Associated with each buffer word in the Whiting system is a flip-flop whose output, String(j), indicates whether the buffer string ending in location j has continually matched the current input string. At the beginning of each string search, all n flip-flops are preset to 1 by a StartString signal from the controller state machine. String(j) is asserted for each word in the array until a mismatch is detected in location j. The end of a symbol string is reached when all String(j) outputs have been disabled.
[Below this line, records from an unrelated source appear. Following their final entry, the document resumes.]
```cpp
hipError_t launch_judge_order(uint32_t *judge, uint32_t *read_set, const uint32_t *other_set, uint32_t words, int force, hipStream_t s) {
    if (judge == nullptr || read_set == nullptr || other_set == nullptr || read_set == other_set) return hipErrorInvalidValue;
    if (words == 0u) return hipSuccess;
    hipLaunchKernelGGL(dev::k_judge_order, dim3(1), dim3(1024), 0, s, judge, read_set, other_set, words, force);
    return hipGetLastError();
}

hipError_t launch_camera_rays(const dev::RenderArgs &A, int sample, rtk_ray *d_rays, hipStream_t s) {
    const size_t n = (size_t)A.width * A.height;
    if (n == 0) return hipSuccess;
    hipLaunchKernelGGL(dev::k_camera_rays, dim3((unsigned)((n + 255) / 256)), dim3(256), 0, s, A, sample, d_rays);
    return hipGetLastError();
}

hipError_t launch_region_rays(const dev::RenderArgs &A, int sample, uint64_t first, uint32_t n, rtk_ray *d_rays, uint32_t *d_ids, hipStream_t s) {
    if (n == 0u) return hipSuccess;
    if (A.regions == nullptr || A.n_regions == 0u) return hipErrorInvalidValue;
    hipLaunchKernelGGL(dev::k_region_rays, dim3((n + 255u) / 256u), dim3(256), 0, s, A, sample, first, n, d_rays, d_ids);
    return hipGetLastError();
}

hipError_t launch_region_accumulate(const dev::RenderArgs &A, uint64_t first, uint32_t n, const float *d_rgb, bool start, bool divide, hipStream_t s) {
    if (n == 0u) return hipSuccess;
    if (A.regions == nullptr || A.n_regions == 0u) return hipErrorInvalidValue;
    hipLaunchKernelGGL(dev::k_region_accumulate, dim3((n + 255u) / 256u), dim3(256), 0, s, A, first, n, d_rgb, start ? 1 : 0, divide ? 1 : 0);
    return hipGetLastError();
}
// ... 29 lines not shown
```

### simd-raytracer_amd/csrc/kernels.hpp

```cpp
#pragma once

#include <hip/hip_runtime.h>

#include "rtk_internal.hpp"
#include "counters.hpp"

namespace rtk {

constexpr int kMaxRayDepth = 16;
constexpr unsigned long long kCriticalMinTicks = 1000;
constexpr uint32_t kSliceMinTrisDefault = 33;
constexpr size_t kMaxNodeLdsBytes = 48 * 1024;

}

#include "trace.hip.hpp"
#include "regions_plan.hpp"

namespace rtk {
namespace dev {

__host__ __device__ inline uint32_t rank_bucket(uint32_t rank, uint32_t local, uint32_t world, uint32_t skew_q) {
    if (skew_q == 0u) return rank + local * world;
    const uint32_t by = local / skew_q, m = local % skew_q;
// ... 64 lines not shown
    const RegionEntry *regions;
    uint32_t n_regions;

    __device__ __forceinline__ size_t out_index(uint32_t local_bucket, uint32_t lx, uint32_t ly, uint32_t px,
                                                uint32_t py) const {
        return compact ? (((size_t)local_bucket * bucket + ly) * bucket + lx) : ((size_t)py * width + px);
    }
};

struct AssembleArgs {
    const float *gathered;
    float *rgb;
    uint32_t width, height, bucket, tiles_x, world, buckets_per_rank, skew_q;
};

}

hipError_t launch_intersect(const dev::IntersectArgs &A, int mode, bool stats, hipStream_t s);
hipError_t launch_render(const dev::RenderArgs &A, int mode, bool stats, bool forks, hipStream_t s, unsigned n_workgroups = 0);
enum : int { kChampionNone = 0, kChampionScore = 1, kChampionLeave = 2 };
hipError_t launch_order_by_cost(const uint32_t *cost, uint8_t *bins , uint32_t *order, uint32_t *wg_list ,
                                uint32_t *hdr , uint32_t n, uint32_t light_below, uint32_t floor_below, uint32_t pack,
                                hipStream_t s, uint32_t *judge = nullptr, int champion = kChampionNone);
hipError_t launch_stamp(uint32_t *judge, hipStream_t s);
hipError_t launch_judge_order(uint32_t *judge, uint32_t *read_set, const uint32_t *other_set, uint32_t words, int force, hipStream_t s);
hipError_t launch_block_prior(const dev::RenderArgs &A, uint8_t *cls, uint32_t *order, uint32_t *wg_list, uint32_t *hdr,
                              uint32_t *scratch, uint32_t pack, hipStream_t s);
hipError_t launch_counters_fold(const unsigned long long *cur, unsigned long long *acc, hipStream_t s);
hipError_t launch_assemble(const dev::AssembleArgs &A, hipStream_t s);
hipError_t launch_camera_rays(const dev::RenderArgs &A, int sample, rtk_ray *d_rays, hipStream_t s);
hipError_t launch_to_rgb8(const float *d_rgb, size_t n, uint8_t *d_out, hipStream_t s);
hipError_t launch_frame_to_texels(const float *d_rgb, size_t n, uint8_t *d_out, hipStream_t s);
hipError_t launch_region_rays(const dev::RenderArgs &A, int sample, uint64_t first, uint32_t n, rtk_ray *d_rays, uint32_t *d_ids, hipStream_t s);
hipError_t launch_region_accumulate(const dev::RenderArgs &A, uint64_t first, uint32_t n, const float *d_rgb, bool start, bool divide, hipStream_t s);
hipError_t launch_add_word(unsigned long long *dst, const unsigned long long *src, hipStream_t s);

}
```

This is reported to the controller state machine by a signal Match?, which is the logic OR of all String(j) signals. While the control logic for the StartString signal is not disclosed in the Whiting patent, presumably Match? is used to assert StartString for at least a portion of a clock cycle to initiate a search for a new string in the array.
In U.S. Pat. No. 5,016,009 to Whiting et al., another implementation of the LZB algorithm is presented. In this case, rather than utilizing a shift register means, a hashing table is used.
What is needed is an adaptive data compression system which utilizes an enhanced version of the LZ1 algorithm and uses a memory which does not require the data to be shifted and does not require a hashing table, but will allow compression or decompression to occur at a maximum rate of one symbol per clock cycle.